# Deck problem



## O'Brien (Feb 24, 2011)

I'm having a problem with a deck and hoping for some insight on this one. Backyard patio, facing north, lots of shade, cedar fence and deck. Deck was first hit with BM RESTORE as my initial thought was that it was left unfinished, like the fence. Followed proper procedure. Let sit 20, agitated, and rinsed clean. Followed with BM BRIGHTEN, let sit 20, agitated, and rinsed. Did not lift off all discolouration. Moved up to REMOVE. Didn't seem to make a difference. The RESTORE seemed to work okay on the fencing, but after cleaning and neutralizing, there's black areas with streaking. I have tried a few variances in dilution so far, including straight REMOVE and BRIGHTEN on the deck boards. Suggestions? Photos below.


----------



## O'Brien (Feb 24, 2011)

Here they are ...


----------



## NCPaint1 (Aug 6, 2009)

Power washer or garden hose rinse?


----------



## O'Brien (Feb 24, 2011)

Pressure wash, low PSI. Not a fancy rig, just electric, but usually does the trick.


----------



## mpminter (Mar 21, 2011)

So you didn't get professional results from your homeowner tools. This surprises you?


----------



## NCPaint1 (Aug 6, 2009)

mpminter said:


> So you didn't get professional results from your homeowner tools.

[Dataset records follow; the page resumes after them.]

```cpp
__device__ __forceinline__ int slam_bin_prologue(const CamDev& cam, const ImageView& iv, uint32_t cap, uint32_t* hist) {
  const int T = cam.gx * cam.gy;
  const int tid = threadIdx.x;
  for (int t = tid; t < T; t += FB) hist[t] = 0;
  if (blockIdx.x == 0 && tid == 0) iv.hdr->bin_cap = cap;
  return blockIdx.x * FB + tid;
}

template <bool SH, int SHDIR = 0>
__global__ void __launch_bounds__(FB)
slam_project_bin_kernel(CamDev cam, int P, SlamIn in, int32_t* __restrict__ radii, GeomView g, ImageView iv, BinView b, uint32_t cap,
                        uint32_t rec_cap, int slot_bits, int want_poserec) {
  extern __shared__ uint32_t hist[];
  const int idx = slam_bin_prologue(cam, iv, cap, hist);
  const Projected pr = slam_project_one<SH, SHDIR>(cam, P, idx, in, radii, g, want_poserec != 0);
  slam_bin_pairs(cam, P, idx, pr, g, iv, b, cap, rec_cap, slot_bits, hist);
}

void launch_slam_project_bin(const CamDev& cam, int P, const SlamIn& in, int32_t* radii, GeomView g, ImageView iv, BinView b, uint32_t bin_cap,
                             uint32_t rec_cap, int slot_bits, hipStream_t s, bool want_poserec) {
  if (P <= 0) return;
  const int T = cam.gx * cam.gy;
  hipLaunchKernelGGL(SLAM_PICK_SH(slam_project_bin_kernel, in), dim3((P + FB - 1) / FB), dim3(FB), (size_t)T * 4, s, cam, P, in, radii, g, iv, b, bin_cap,
                     rec_cap, slot_bits, want_poserec && in.sh_deg <= 0 ? 1 : 0);
}

template <bool TRACK>
__device__ __forceinline__ void gather_tile_records(int area, uint32_t first, const float* __restrict__ dtile, float4& acc0, float4& acc1, float4& acc2,
                                                    uint32_t skip4) {
  constexpr int RECF = TRACK ? REC_TRACK_F : REC_MAP_F;
  const int lane = threadIdx.x & 63;
  const bool big = area > 16;
  const int n_own = big ? 0 : area;
  for (int k0 = 0; __ballot(k0 < n_own) != 0ull; k0 += 4) {
    float4 a[4], b4[4], c4[4];
    bool on[4];
#pragma unroll
// ... 670 lines not shown
```

### mm3dgs_slam_amd/csrc/fused_api.h

```cpp
#pragma once
#include "mm3dgs_common.h"

struct SlamIn {
  const float* pose; const float* xyz; const float* f_dc; const float* opacity; const float* scaling; const float* rotation;
  int isotropic;
  int world;
  const float* f_rest; int sh_deg; int n_rest;
  int sh_dir;
};
struct SlamGrads {
  float* d_xyz; float* d_f_dc; float* d_opacity; float* d_scaling; float* d_rotation;
  float* max_radii2D; float* grad_accum; float* denom;
  float* d_f_rest;
};
struct MapAdam { float* p[5]; float* m[5]; float* v[5]; float step_size[5]; float omb1, beta2, omb2, eps, bc2s; int on; const uint8_t* opt_mask;
                 float* rp; float* rm; float* rv; float rest_step_size; };
struct PoseAdam { float* pose; float* m; float* v; int* step; double lr_q, lr_t, beta1, beta2; float eps; const float* prior; float prior_w_t, prior_w_q; float* best; };
struct AdamGroup { float* p; const float* g; float* m; float* v; unsigned long long n; float step_size; };
struct AdamArgs { AdamGroup grp[8]; int ngroups; float omb1, beta2, omb2, eps, bc2s; };
struct LossCfg {
  int H, W;
  float w_l1, w_ssim, w_pearson;
  int l1_mask, pearson_mask, pearson_invert;
  float sil_thr;
// ... 18 lines not shown
void launch_loss_finish(const LossCfg& cfg, double* sums, const double* partial, hipStream_t s, float* loss4 = nullptr);
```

This surprises you?


Doesn't take much pressure with the proper chemicals. Just goes slower because of GPM.


----------



## O'Brien (Feb 24, 2011)

mpminter said:


> So you didn't get professional results from your homeowner tools. This surprises you?

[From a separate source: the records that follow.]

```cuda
int tmap_rows(CUtensorMap* out, const void* base, uint64_t inner, uint64_t rows, long long ld, uint32_t box_inner,
              uint32_t box_rows);
int tmap_heads(CUtensorMap* out, const void* base, int d, int heads, uint64_t tokens, long long ld,
               uint32_t box_tokens);
int tmap_vt(CUtensorMap* out, const void* base, int n, int nb, long long ldvb, int rows, long long ldvt,
            uint32_t box_rows);
int tmap_nhwc(CUtensorMap* out, const void* base, int c, int w, int h, int nb, long long ld, const uint32_t box[4],
              int cs);
int tmap_nhwc_im2col(CUtensorMap* out, const void* base, int c, int w, int h, int nb, long long ld, int pixels,
                     int cs);

enum { kBoxOk, kBoxWideRows, kBoxRowsPerTile, kBoxImagesPerTile, kBoxTooLarge };
int pixel_box(int ho, int wo, int cs, int rows, bool fwd, uint32_t box[4]);

#ifdef __CUDACC__

bool pdl_enabled();
template <typename... KArgs, typename... Args>
inline cudaError_t launch_pdl_cluster2(void (*kernel)(KArgs...), dim3 grid, dim3 block, size_t smem,
                                       cudaStream_t stream, unsigned cluster_x, unsigned cluster_z, Args&&... args) {
  cudaLaunchConfig_t cfg;
  memset(&cfg, 0, sizeof(cfg));
  cfg.gridDim = grid;
  cfg.blockDim = block;
  cfg.dynamicSmemBytes = smem;
  cfg.stream = stream;
  cudaLaunchAttribute attr[2];
  int n = 0;
  if (cluster_z > 1 || cluster_x > 1) {
    attr[n].id = cudaLaunchAttributeClusterDimension;
// ... 255 lines not shown
```

magicdance_b200/csrc/misc.cu:

```cuda
#include <stdarg.h>
#include <stdlib.h>

#include <atomic>

#include "common.cuh"

namespace mdb {

static thread_local char g_err[512] = "";
static std::atomic<long long> g_launches{0};

void set_error(const char* fmt, ...) {
  va_list ap;
  va_start(ap, fmt);
  vsnprintf(g_err, sizeof(g_err), fmt, ap);
  va_end(ap);
}
void count_launch(int n) { g_launches.fetch_add(n, std::memory_order_relaxed); }
bool pdl_enabled() { return true; }

static PFN_cuTensorMapEncodeTiled_v12000 g_encode = nullptr;

static int make_tmap_f16(CUtensorMap* out, const void* base, int rank, const uint64_t* dims,
                         const uint64_t* strides_bytes, const uint32_t* box, const uint32_t* elem_strides = nullptr) {
// ... 524 lines not shown

extern "C" int64_t mdb_abi_struct_bytes(int32_t which) {
  switch (which) {
    case 0:
      return (int64_t)sizeof(mdb_gemm_desc);
    case 1:
      return (int64_t)sizeof(mdb_attn_desc);
    case 2:
      return (int64_t)sizeof(mdb_attn_bwd_desc);
    case 3:
      return (int64_t)sizeof(mdb_gemm_bwd_desc);
    case 4:
      return (int64_t)sizeof(mdb_groupnorm_bwd_desc);
    case 5:
      return (int64_t)sizeof(mdb_layernorm_bwd_desc);
    case 6:
      return (int64_t)sizeof(mdb_conv3x3_bwd_desc);
    case 7:
      return (int64_t)sizeof(mdb_skinny_linear_bwd_desc);
    default:
      return -1;
  }
}
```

I think given the scale of this project, the machine is more than adequate. I am not a homeowner, and although an electric pressure washer might be considered a "homeowner's tool", as I mentioned, it's served me well to-date. I would like to purchase a better rig, but that's a story for another day. Again, for the scale of this project, I think the unit being used is fine. As you probably know, the chemicals should be doing the heavy lifting anyway. I can offset the lack of gpm's by spending more time rinsing. Thank you for the unhelpful, condescending response.


----------



## ExcelPaintingCo (Apr 16, 2011)

Somehow your pics don't jive with your story. Straight up Remove allowed to sit, agitate with brush or broom while re-wetting with a light mist and rinse should not only remove the finish, but fir up the wood and turn it bright red to black. By the look of the pics, I would think that restore would have enough chemical to take care of that deck with a good pressure rinse. 

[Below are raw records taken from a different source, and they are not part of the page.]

__device__ __forceinline__ int s_clamp0(int v, int hi) {
    int r;
    asm("s_max_i32 %0, %1, 0\n\ts_min_i32 %0, %0, %2" : "=s"(r) : "s"(v), "s"(hi) : "scc");
    return r;
}

extern __shared__ __attribute__((aligned(16))) char smem[];
#define LDS(T, off) (*reinterpret_cast<T*>(smem + (off)))
__device__ __forceinline__ unsigned opaque(unsigned v) { asm volatile("" : "+v"(v)); return v; }
__device__ __forceinline__ int tick_no(int t) { asm volatile("" : "+s"(t)); return t; }
#define GM_SB __builtin_amdgcn_sched_barrier(0)

template <int NP>
__device__ __forceinline__ void acc_to_image(const floatx16& a, char* smem, unsigned addr) {
#pragma unroll
    for (int q = 0; q < 2; ++q) {
        float v[8];
#pragma unroll
        for (int j = 0; j < 8; ++j) v[j] = relu(a[8 * q + j]);
        uintx2 h0, l0, h1, l1;
        if constexpr (NP == 3) {
            split4(v[0], v[1], v[2], v[3], h0, l0);
            split4(v[4], v[5], v[6], v[7], h1, l1);
        } else {
            hi4(v[0], v[1], v[2], v[3], h0);
            hi4(v[4], v[5], v[6], v[7], h1);
        }
        LDS(uintx4, addr + (q * 2 + 0) * 1024) = uintx4{h0[0], h0[1], h1[0], h1[1]};
        if constexpr (NP == 3) LDS(uintx4, addr + (q * 2 + 1) * 1024) = uintx4{l0[0], l0[1], l1[0], l1[1]};
    }
}

template <int NP, class F>
__device__ __forceinline__ void mlp_layer(floatx16& acc, const floatx16& c0, const half8 (&wh)[8], const half8 (&wl)[8], char* smem, unsigned a0, unsigned a1, F&& side) {
// ... 979 lines not shown
}

constexpr size_t NODE_PROJ_LDS_BYTES = NODE_LDS_BYTES > PROJ_LDS_BYTES ? NODE_LDS_BYTES : PROJ_LDS_BYTES;
static_assert(NODE_PROJ_LDS_BYTES <= 160 * 1024, "LDS budget");

template <int NP>
__global__ void __launch_bounds__(SYS_THREADS, 1) sys_node_proj_kernel(const float* a_h, float* a_h_out, const float* __restrict__ a_agg, float* a_Q, const float* __restrict__ a_hw,
                                                                            float* __restrict__ a_P, const float* __restrict__ a_wp, const float* __restrict__ a_wq,
                                                                            const float* __restrict__ a_sp, const float* __restrict__ a_sq, int a_n, int* a_flags,
                                                                            float a_eps) {
    sys_node_body<NP>(a_h, a_agg, a_Q, a_h_out, a_hw, a_n, a_flags, a_eps);
    __builtin_amdgcn_s_setprio(0);
    sys_proj_body<LD_SC1, NP>(a_h_out, a_P, a_Q, a_wp, a_wq, a_sp, a_sq, a_n, a_flags);
}

__global__ void __launch_bounds__(256) agg_stitch_kernel(float* __restrict__ agg, const float* __restrict__ side, const int* __restrict__ stitch,
                                                          const int* __restrict__ stitch_list, const int* __restrict__ head,
                                                          const EdgeBlockHeader* __restrict__ tab, int n) {
    const int ng = tab->n_groups, ns = tab->n_stitch;
    const int c = threadIdx.x & 7;
    for (int k = (blockIdx.x * 256 + threadIdx.x) >> 3; k < ns; k += (gridDim.x * 256) >> 3) {
        const int v = stitch_list[k];
        if (v < 0 || v >= n) continue;
        const int g0 = stitch[v];
        if (g0 < 0 || g0 >= ng || head[g0] != v) continue;
        floatx4 a[4];
#pragma unroll
        for (int q = 0; q < 4; ++q) a[q] = *reinterpret_cast<floatx4*>(agg + (size_t)v * H + 16 * c + 4 * q);
        int g = g0;
        do {
// ... 8 lines not shown

struct PackH3Jobs {
    int n;
    const float* W1[kPackH3Max];
    int c1[kPackH3Max];
    const float* W2[kPackH3Max];
    const float* W3[kPackH3Max];
    const float* b1[kPackH3Max];
    const float* b2[kPackH3Max];
    const float* b3[kPackH3Max];
    const float* gamma[kPackH3Max];
    const float* beta[kPackH3Max];
    float* dst[kPackH3Max];
    int enc_k1[kPackH3Max];
    int ld1[kPackH3Max];
};

constexpr int H3_PACK_THREADS = 1024;
__global__ void __launch_bounds__(H3_PACK_THREADS) pack_h3_kernel(PackH3Jobs J) {
    __shared__ float red[H3_PACK_THREADS];
    __shared__ float tsc[4];
    __shared__ float cmean[H + 1];
    const int job = blockIdx.x, tid = threadIdx.x;
    const float* Wl[3] = {J.W1[job], J.W2[job], J.W3[job]};
    if (tid < H) {
        float a = 0.f;
        for (int o = 0; o < H; ++o) a += J.W3[job][(size_t)o * H + tid];
        cmean[tid] = a * (1.0f / H);
    } else if (tid == H) {
        float a = 0.f;
        for (int o = 0; o < H; ++o) a += J.b3[job][o];
        cmean[H] = a * (1.0f / H);
    }
    __syncthreads();
    const int k1 = J.enc_k1[job];
    const bool enc = k1 > 0;
    const int ld[3] = {enc ? k1 : (J.ld1[job] > 0 ? J.ld1[job] : 3 * H), H, H}, c0[3] = {J.c1[job], 0, 0};
    const float* bl[3] = {J.b1[job], J.b2[job], J.b3[job]};
    float m_est = enc ? kHmRawInputRms : 1.f, U_prev = 1.f;
    if (tid == 0) tsc[3] = 0.f;
    __shared__ float capv;
    if (tid == 0) capv = 3.0e38f;
    for (int l = 0; l < 3; ++l) {
        float ss = 0.f, wm = 0.f;
        const int cols = l == 0 ? ld[0] : H;
        for (int i = tid; i < H * cols; i += H3_PACK_THREADS) {
            const int col = i % cols;
            float v = Wl[l][(size_t)(i / cols) * ld[l] + (l == 0 ? 0 : c0[l]) + col];
            if (l == 2) v -= cmean[col];
            ss = fmaf(v, v, ss);
            if (l != 0 || enc || (col >= c0[0] && col < c0[0] + H)) wm = fmaxf(wm, fabsf(v));
        }
        red[tid] = ss;
        __syncthreads();
        for (int s = H3_PACK_THREADS / 2; s > 0; s >>= 1) {
            if (tid < s) red[tid] += red[tid + s];
            __syncthreads();
        }
        const float ss_all = red[0];
        __syncthreads();
        red[tid] = wm;
        __syncthreads();
        for (int s = H3_PACK_THREADS / 2; s > 0; s >>= 1) {
            if (tid < s) red[tid] = fmaxf(red[tid], red[tid + s]);
            __syncthreads();
        }
        if (tid == 0) {
            const float wmax = red[0];
            float bs = 0.f, bmax = 0.f;
            for (int o = 0; o < H; ++o) {
                const float bv = bl[l][o] - (l == 2 ? cmean[H] : 0.f);
                bs = fmaf(bv, bv, bs);
                bmax = fmaxf(bmax, fabsf(bv));
            }
            const float g2 = ss_all / (float)H * 0.5f;
            float m = sqrtf(fmaf(enc ? 0.f : 0.5f, bs / (float)H, g2 * m_est * m_est));
            if (!(m > 1.0e-30f) || !(m < 1.0e30f)) m = 1.f;
            auto pow2 = [](float want, bool nearest) {
                if (!(want > 0.f) || !(want < 3.0e38f)) return 1.f;
                int ex;
                const float f = frexpf(want, &ex);
                int sh = (nearest && f >= 0.70710678f) ? ex : ex - 1;
                sh = sh < -100 ? -100 : (sh > 100 ? 100 : sh);
                return ldexpf(1.f, sh);
            };
            float t = pow2(kHmTargetRms / m, true) / U_prev;
            if (wmax > 0.f && wmax < 3.0e38f) {
                if (wmax * t > 8192.0f) t = pow2(8192.0f / wmax, false);
                if (wmax * t < 0.0625f) t = 2.f * pow2(0.0625f / wmax, false);
            }
            tsc[l] = t;
            tsc[3] = m;
            if (enc && bmax > 0.f) capv = fminf(capv, pow2(4096.0f / (U_prev * t * bmax), false));
        }
        __syncthreads();
        m_est = tsc[3];
        U_prev *= tsc[l];
        __syncthreads();
    }
    const float T1 = tsc[0], T2 = T1 * tsc[1], T3 = T2 * tsc[2];
    float* dst = J.dst[job];
    if (tid == 0) { dst[0] = T1; dst[1] = 1.0f / T3; dst[2] = capv; dst[3] = 0.f; }
    float* vec = dst + HW_HEADER_FLOATS;
    for (int i = tid; i < H; i += H3_PACK_THREADS) {
        vec[4 * H + i] = J.b1[job][i] * T1;
        vec[i] = J.b2[job][i] * T2;
        vec[H + i] = (J.b3[job][i] - cmean[H]) * T3;
        vec[2 * H + i] = J.gamma[job][i];
        vec[3 * H + i] = J.beta[job][i];
    }
    _Float16* img = reinterpret_cast<_Float16*>(dst + HW_HEADER_FLOATS + HW_VEC_FLOATS);
    for (int idx = tid; idx < 3 * 4 * 8 * 64 * 8; idx += H3_PACK_THREADS) {
        const int j = idx & 7, lane = (idx >> 3) & 63, ks = (idx >> 9) & 7, w = (idx >> 12) & 3, l = idx >> 14;
        const int i = lane & 31, kg = lane >> 5;
        const int kcol = 16 * ks + 8 * (j >> 2) + 4 * kg + (j & 3);
        const bool pad = l == 0 && enc && kcol >= k1;
        const float v = pad ? 0.f : (Wl[l][(size_t)(32 * w + i) * ld[l] + c0[l] + kcol] - (l == 2 ? cmean[kcol] : 0.f)) * tsc[l];
        const _Float16 h = (_Float16)v;
        const _Float16 lo = (_Float16)(v - (float)h);
        const size_t base = ((((size_t)(l * 4 + w) * 8 + ks) * 2) * 64 + lane) * 8 + j;
        img[base] = h;
        img[base + 64 * 8] = lo;
    }
}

I agree with the above post that you need to invest in a better pressure washer. Electric machines are a worthless waste of time.


----------



## O'Brien (Feb 24, 2011)

ExcelPaintingCo said:


> Somehow your pics don't jive with your story. Straight up Remove allowed to sit, agitate with brush or broom while re-wetting with a light mist and rinse should not only remove the finish, but fir up the wood and turn it bright red to black. By the look of the pics, I would think that restore would have enough chemical to take care of that deck with a good pressure rinse.
> 
> I agree with the above post that you need to invest in a better pressure washer. Electric machines are a worthless waste of time.


Yes, I agree, it should. But as you can see, it didn't. I don't see how my story doesn't jive because the results fell short? Again, I used REMOVE first. That lifted off most of the grime, etc that you can see on the right of the first pic. What was left was the discoloration in the second pic. I stepped up to REMOVE, which didn't seem to have much effect at all. Again, I would like to buy a better rig. However, finishing this job with what I have currently is the reality. The electric machine may be a "worthless waste of time", but mine has made me money and produced good results so far. I will step up when my budget allows. I think it's obvious the rinsing is not the problem here.


----------



## PressurePros (May 6, 2007)

A few things stand out to me. Homeowner grade chems and improper washing technique are your culprits. You have stop/start lines and you may not have used enough pressure. A second wash, using board end to board end washing with distance being kept equal the whole time should get you the results you are looking for.


----------



## O'Brien (Feb 24, 2011)

Ken, thanks for the reply. Was hoping to hear from you. I sent you a pm.


----------



## NACE (May 16, 2008)

Just a side note. Most of the homeowner products regardless of manufacturer are made and filled by one company.


----------



## O'Brien (Feb 24, 2011)

No change whatsoever after second wash.


----------



## PressurePros (May 6, 2007)

I think what is remaining may be mold. Sometimes you can do everything right and it just doesn't come clean. I tell people its a pressure wand, not a magic wand. It takes awhile to be able to look at wood and know the right chem mixes, when to sand, what product to stain with, etc. If you put your everything into this job, move onto staining with a full bodied oil like Armstrong Clark and it will most likely look fine.


----------



## MNpainter (Jul 17, 2008)

BM remove works great for me most of the time. However, the wood MUST be dry when you apply it. someone mentioned rewetting when you go to was it off, very important, btw turn the pressure up. 
hopes this helps. steve


----------



## Faron79 (Dec 11, 2007)

Why hasn't this deck been sanded thoroughly?!?!!?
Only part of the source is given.